Forgiveness is giving up all hope of having had a better past.
- Anne Lamott
A friend of mine recently posted this on her Facebook status. Anne Lamott is one of my favorite authors and coming to grips with my own past one of my greatest challenges. So this really touched me.
Forgiveness is both about me and others. I have to forgive myself and those who wrong me. As Anne Lamott points out so well, it’s about coming to terms with my unchangeable past, both my actions and the actions of others.
I’ve spent a considerable amount of time coming to terms with my actions. With letting go of the guilt and not living in regret. I did much wrong, and yet that past is filled with blessings that came out of the wrong I did. I still struggle with regret, with opportunities missed or squandered. But I can forgive myself.
I can usually forgive others. And sometimes easily, or relatively easily. Even for some pretty bad things. My problem is that I can’t forget. Being reminded just brings the hurt or anger back, and I have to go through forgiving again. Over time, it becomes easier and eventually the pain fades.

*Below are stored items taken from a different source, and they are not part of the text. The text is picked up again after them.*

template <typename T>
__global__ void __launch_bounds__(kGThreads) __attribute__((amdgpu_waves_per_eu(4, 4)))
gauss2d_mm(const T* __restrict__ in, T* __restrict__ out, int h, int w, int strips, int segs, int seg_rows, const MmParams P) {
  constexpr bool kSigned = (T)-1 < (T)0;
  constexpr unsigned kHiFlip = kSigned ? 0u : 0x80808080u;
  __shared__ __attribute__((aligned(16))) unsigned char s_mem[kGLds];

  unsigned id = pl_xcd_remap(blockIdx.x, gridDim.x);
  const int ct = id % strips;
  id /= strips;
  const int rt = id % segs;
  const size_t frame = id / segs;
  const int tid = threadIdx.x;
  const int lane = tid & (PL_WAVE - 1);
  const int wave = __builtin_amdgcn_readfirstlane(tid / PL_WAVE);
  const int j = lane & 15, g = lane >> 4;
  const int c0 = ct * kFCols, r_begin = rt * seg_rows;
  const int r_end = r_begin + seg_rows < h ? r_begin + seg_rows : h;
  const int nsteps = (r_end - r_begin + 15) / 16;
  if (nsteps <= 0) return;
  const T* f = in + frame * (size_t)h * w;
  const int wcols = w - c0 < kFCols ? w - c0 : kFCols;
  const int nht = (wcols + 15) / 16;
  const int nvt = nht + 3;
  const bool ragged = (wcols & 15) != 0;
  const __amdgpu_buffer_rsrc_t src = pl_make_rsrc_bounded(f, (unsigned)h * (unsigned)w * 2u);
  const __amdgpu_buffer_rsrc_t dstb = pl_make_rsrc_bounded(out + (frame * (size_t)h + r_begin) * w, (unsigned)(r_end - r_begin) * (unsigned)w * 2u);

  const int rq = g;
  const int cqx = wave < 4 ? 16 * wave + j : 64 + j;
  const bool loader = (wave < 4 || (wave == 4 && j < 12)) && 4 * cqx < 16 * nvt;
  const int col0 = c0 - kMmHalo + 4 * cqx;
  const bool mir = col0 < 0 || col0 >= w;
  const int mc = col0 < 0 ? -col0 - 4 : (col0 >= w ? 2 * w - 4 - col0 : col0);
  const bool across = col0 < w && col0 + 4 > w;
  const unsigned colb = 2u * (unsigned)mc;
  const unsigned colb_ld = across ? colb - 4u : colb;
  const int qd0 = 16 * cqx + 4 * rq + (mir ? 3 * kFQuadPitch : 0);
  const int qdstep = mir ? -kFQuadPitch : kFQuadPitch;
  const unsigned wb = 2u * (unsigned)w;
  auto load_quad = [&](int k, FQuad& x) {
    const int rbase = r_begin - kMmHalo + 16 * k + 4 * rq;
#pragma unroll
    for (int i = 0; i < 4; ++i) {
      int r = rbase + i;
      r ^= r >> 31;
      const int r2 = 2 * h - 1 - r;
      r = r < r2 ? r : r2;
      x.r[i] = pl_buffer_load_u64(src, loader ? (unsigned)r * wb + colb_ld : 0x80000000u, 0);
    }
  };
  const bool any_across = (w & 3) == 2;
  auto store_quad = [&](int slot, const FQuad& xin) {
    if (!loader) return;
    FQuad x = xin;
    if (any_across) {
#pragma unroll
      for (int i = 0; i < 4; ++i) {
        const unsigned up = xin.r[i].y;
        x.r[i].x = across ? up : xin.r[i].x;
        x.r[i].y = across ? __builtin_amdgcn_alignbit(up, up, 16) : up;
      }
    }
    unsigned char* base = s_mem + kGInLo + slot * kFPlane + qd0;
#pragma unroll
    for (int half = 0; half < 2; ++half) {
      const unsigned a0 = half ? x.r[0].y : x.r[0].x, a1 = half ? x.r[1].y : x.r[1].x;
      const unsigned a2 = half ? x.r[2].y : x.r[2].x, a3 = half ? x.r[3].y : x.r[3].x;
      const unsigned e0 = __builtin_amdgcn_perm(a1, a0, 0x05010400u);
      const unsigned e1 = __builtin_amdgcn_perm(a3, a2, 0x05010400u);
      const unsigned o0 = __builtin_amdgcn_perm(a1, a0, 0x07030602u);
      const unsigned o1 = __builtin_amdgcn_perm(a3, a2, 0x07030602u);
      unsigned char* pe = base + (2 * half) * qdstep;
      unsigned char* po = base + (2 * half + 1) * qdstep;
      *reinterpret_cast<unsigned*>(pe) = __builtin_amdgcn_perm(e1, e0, 0x05040100u) ^ 0x80808080u;
      *reinterpret_cast<unsigned*>(pe + (kGInHi - kGInLo)) = __builtin_amdgcn_perm(e1, e0, 0x07060302u) ^ kHiFlip;
      *reinterpret_cast<unsigned*>(po) = __builtin_amdgcn_perm(o1, o0, 0x05040100u) ^ 0x80808080u;
      *reinterpret_cast<unsigned*>(po + (kGInHi - kGInLo)) = __builtin_amdgcn_perm(o1, o0, 0x07060302u) ^ kHiFlip;
    }
  };
  v4i band[kMmDigits];
#pragma unroll
  for (int d = 0; d < kMmDigits; ++d) band[d] = mm_band_operand(P, d, lane);
  __builtin_amdgcn_s_waitcnt(0x0f70);
  MmConst K = mm_const(P);
  asm volatile("" : "+v"(K.c1), "+v"(K.c4));
  FQuad nxt;
  {
    FQuad a[4];
#pragma unroll
    for (int k = 0; k < 4; ++k) load_quad(k, a[k]);
    load_quad(4, nxt);
#pragma unroll
    for (int k = 0; k < 4; ++k) store_quad(k, a[k]);
  }
  __syncthreads();

  const int lane_cell = f_cell(j);
  int slot_g = g;
  int wslot = 4;
  auto step = [&](int s) {
    const int vb = (s & 1) * kFPlane;
    const int lrow = 16 * s + j;
    const bool row_ok = r_begin + lrow < r_end;

    {
      const unsigned char* ain = s_mem + kGInLo + slot_g * kFPlane + lane_cell;
      unsigned char* vout = s_mem + kGVLo + vb + 16 * j + 4 * g;
      auto run = [&](auto NT, int t0, int tstep) {
        constexpr int N = decltype(NT)::value;
        auto tile_of = [&](int i) { const int t = t0 + tstep * i; return t < nvt ? t : 0; };
        unsigned badbits = 0;
        v4i lo[N], hi[N];
#pragma unroll
        for (int i = 0; i < N; ++i) {
          const uint4 qlo = f_ldsq(ain + 64 * tile_of(i));
          const uint4 qhi = f_ldsq(ain + 64 * tile_of(i) + (kGInHi - kGInLo));
          lo[i] = v4i{(int)qlo.x, (int)qlo.y, (int)qlo.z, (int)qlo.w};
          hi[i] = v4i{(int)qhi.x, (int)qhi.y, (int)qhi.z, (int)qhi.w};
        }
        MmAcc acc[N];
        mm_tiles<true, N>(lo, hi, band, K, acc);
#pragma unroll
        for (int i = 0; i < N; ++i) {
          bool bad;
          const uint2 res = mm_finish_flag<kSigned>(acc[i], bad);
          badbits |= (bad && row_ok) ? (1u << i) : 0u;
          unsigned char* vd = vout + 256 * tile_of(i);
          *reinterpret_cast<unsigned*>(vd) = __builtin_amdgcn_perm(res.y, res.x, 0x06040200u) ^ 0x80808080u;
          *reinterpret_cast<unsigned*>(vd + (kGVHi - kGVLo)) = __builtin_amdgcn_perm(res.y, res.x, 0x07050301u) ^ kHiFlip;
        }
        if (__ballot(badbits != 0u) == 0ull) return;
        auto sample = [&](int x, int p) {
          const int a = ((s + (p >> 4)) % kGSlots) * kFPlane + f_cell(x) + (p & 15);
          return mm_value<kSigned>(s_mem[kGInLo + a], s_mem[kGInHi + a]);
        };
#pragma unroll 1
        for (int i = 0; i < N; ++i) {
          if (__ballot((badbits >> i) & 1u) == 0ull) continue;
          const int t = tile_of(i);
          unsigned char* vd = vout + 256 * t;
          const uint4 flo = *reinterpret_cast<const uint4*>(ain + 64 * t);
          const uint4 fhi = *reinterpret_cast<const uint4*>(ain + 64 * t + (kGInHi - kGInLo));
          if (mm_wave_flat(flo, fhi)) {
            const double c = sample(16 * t, 0);
            const unsigned v = (unsigned short)pl_from_double<T>(mm_exact([&](int) { return c; }, P));
            *reinterpret_cast<unsigned*>(vd) = (0x01010101u * (v & 255u)) ^ 0x80808080u;
            *reinterpret_cast<unsigned*>(vd + (kGVHi - kGVLo)) = (0x01010101u * (v >> 8)) ^ kHiFlip;
          } else {
            const MmAcc ra = mm_tile<true>(v4i{(int)flo.x, (int)flo.y, (int)flo.z, (int)flo.w}, v4i{(int)fhi.x, (int)fhi.y, (int)fhi.z, (int)fhi.w}, band, K);
            if ((badbits >> i) & 1u) {
#pragma unroll 1
              for (int q = 0; q < 4; ++q) {
                if (ra.z[q] != 0) continue;
                const int x = 16 * t + 4 * g + q;
                const unsigned v = (unsigned short)pl_from_double<T>(mm_exact([&](int k) { return sample(x, kMmHalo + j + k); }, P));
                vd[q] = (unsigned char)((v & 255u) ^ 0x80u);
                vd[q + (kGVHi - kGVLo)] = (unsigned char)((v >> 8) ^ (kHiFlip & 0x80u));
              }
            }
          }
        }
      };
      if (wave < 5) run(std::integral_constant<int, 2>{}, wave, 5); else run(std::integral_constant<int, 3>{}, 5 + wave, 3);
    }
    store_quad(wslot, nxt);
    load_quad(s + 5, nxt);
    __syncthreads();

    {
      const unsigned char* bin = s_mem + kGVLo + vb + 16 * j + 256 * g;
      const unsigned doff = row_ok ? ((unsigned)lrow * (unsigned)w + (unsigned)(c0 + 4 * g)) * 2u : 0x80000000u;
      const unsigned doff16 = row_ok ? ((unsigned)lrow * (unsigned)w + (unsigned)(c0 + 8 * (g >> 1))) * 2u : 0x80000000u;
      auto store_cut = [&](unsigned off, int x0, unsigned d0, unsigned d1, unsigned d2, unsigned d3) {
        const unsigned d[4] = {d0, d1, d2, d3};
#pragma unroll
        for (int k = 0; k < 4; ++k) pl_buffer_store_u32(d[k], dstb, x0 + 2 * k < wcols ? off + 4u * (unsigned)k : 0x80000000u, 0);
      };
      auto tile_of = [&](int i) { const int t = 2 * wave + i; return t < nht ? t : 0; };
      constexpr int N = 2;
      unsigned badbits = 0;
      auto hpass = [&](auto RAGGED) {
        v4i lo[N], hi[N];
#pragma unroll
        for (int i = 0; i < N; ++i) {
          const uint4 qlo = f_ldsq(bin + 256 * tile_of(i));
          const uint4 qhi = f_ldsq(bin + 256 * tile_of(i) + (kGVHi - kGVLo));
          lo[i] = v4i{(int)qlo.x, (int)qlo.y, (int)qlo.z, (int)qlo.w};
          hi[i] = v4i{(int)qhi.x, (int)qhi.y, (int)qhi.z, (int)qhi.w};
        }
        MmAcc acc[N];
        mm_tiles<false, N>(lo, hi, band, K, acc);
        bool bad0, bad1;
        const uint2 r0 = mm_finish_flag<kSigned>(acc[0], bad0), r1 = mm_finish_flag<kSigned>(acc[1], bad1);
        badbits |= ((bad0 && row_ok) ? 1u : 0u) | ((bad1 && row_ok) ? 2u : 0u);
        const auto sx = __builtin_amdgcn_permlane16_swap(r0.x, r1.x, false, false);
        const auto sy = __builtin_amdgcn_permlane16_swap(r0.y, r1.y, false, false);
        const unsigned tsel = (g & 1) ? (unsigned)tile_of(1) : (unsigned)tile_of(0);
        const uint4 piece{(unsigned)sx[0], (unsigned)sy[0], (unsigned)sx[1], (unsigned)sy[1]};
        if (!decltype(RAGGED)::value) {
          pl_buffer_store_u128(piece, dstb, doff16 + 32u * tsel, 0);
        } else {
          store_cut(doff16 + 32u * tsel, 16 * (int)tsel + 8 * (g >> 1), piece.x, piece.y, piece.z, piece.w);
        }
      };
      if (ragged) hpass(std::true_type{}); else hpass(std::false_type{});
      if (__ballot(badbits != 0u) != 0ull) {
        __builtin_amdgcn_s_waitcnt(0x0f70);
        auto store_cut2 = [&](unsigned off, int x0, unsigned d0, unsigned d1) {
          pl_buffer_store_u32(d0, dstb, x0 < wcols ? off : 0x80000000u, 0);
          pl_buffer_store_u32(d1, dstb, x0 + 2 < wcols ? off + 4u : 0x80000000u, 0);
        };
        auto sample = [&](int row, int x) {
          const int a = vb + 256 * (x >> 4) + 16 * row + (x & 15);
          return mm_value<kSigned>(s_mem[kGVLo + a], s_mem[kGVHi + a]);
        };
#pragma unroll 1
        for (int i = 0; i < N; ++i) {
          if (__ballot((badbits >> i) & 1u) == 0ull) continue;
          const int t = tile_of(i);
          const uint4 flo = *reinterpret_cast<const uint4*>(bin + 256 * t);
          const uint4 fhi = *reinterpret_cast<const uint4*>(bin + 256 * t + (kGVHi - kGVLo));
          if (mm_wave_flat(flo, fhi)) {
            const double c = sample(0, 16 * t);
            const unsigned v = (unsigned short)pl_from_double<T>(mm_exact([&](int) { return c; }, P));
            store_cut2(doff + 32u * (unsigned)t, 16 * t + 4 * g, v | (v << 16), v | (v << 16));
          } else {
            const MmAcc ra = mm_tile<false>(v4i{(int)flo.x, (int)flo.y, (int)flo.z, (int)flo.w}, v4i{(int)fhi.x, (int)fhi.y, (int)fhi.z, (int)fhi.w}, band, K);
            if ((badbits >> i) & 1u) {
              bool dummy;
              uint2 res = mm_finish_flag<kSigned>(ra, dummy);
#pragma unroll 1
              for (int q = 0; q < 4; ++q) {
                if (ra.z[q] != 0) continue;
                const int x = kMmHalo + 16 * t + 4 * g + q;
                mm_set(res, q, (unsigned short)pl_from_double<T>(mm_exact([&](int k) { return sample(j, x + k); }, P)));
              }
              store_cut2(doff + 32u * (unsigned)t, 16 * t + 4 * g, res.x, res.y);
            }
          }
        }
      }
    }
    slot_g = slot_g == kGSlots - 1 ? 0 : slot_g + 1;
    wslot = wslot == kGSlots - 1 ? 0 : wslot + 1;
  };
#pragma unroll 1
  for (int s = 0; s < nsteps; ++s) step(s);
}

But some things don’t work like that. They always hurt, and they always will. My struggle is how to move forward, knowing that those memories will always be there and will always be painful, but knowing that I cannot change the past and that the past is not my present nor my future. It’s a challenge to not allow those feelings to continue to affect my relationships. To remind myself of forgiveness, despite the memory. It is so hard to let go of some things which hurt us, even though by doing so we only hurt ourselves over and over.
I don’t really know what to do about it. I think it’s normal. And we find ways to deal with it or we let it continue to screw up our lives. I just sometimes wish there were a way to truly forget. Forgiveness is having to remember, but let it go. To really know that the past is the past.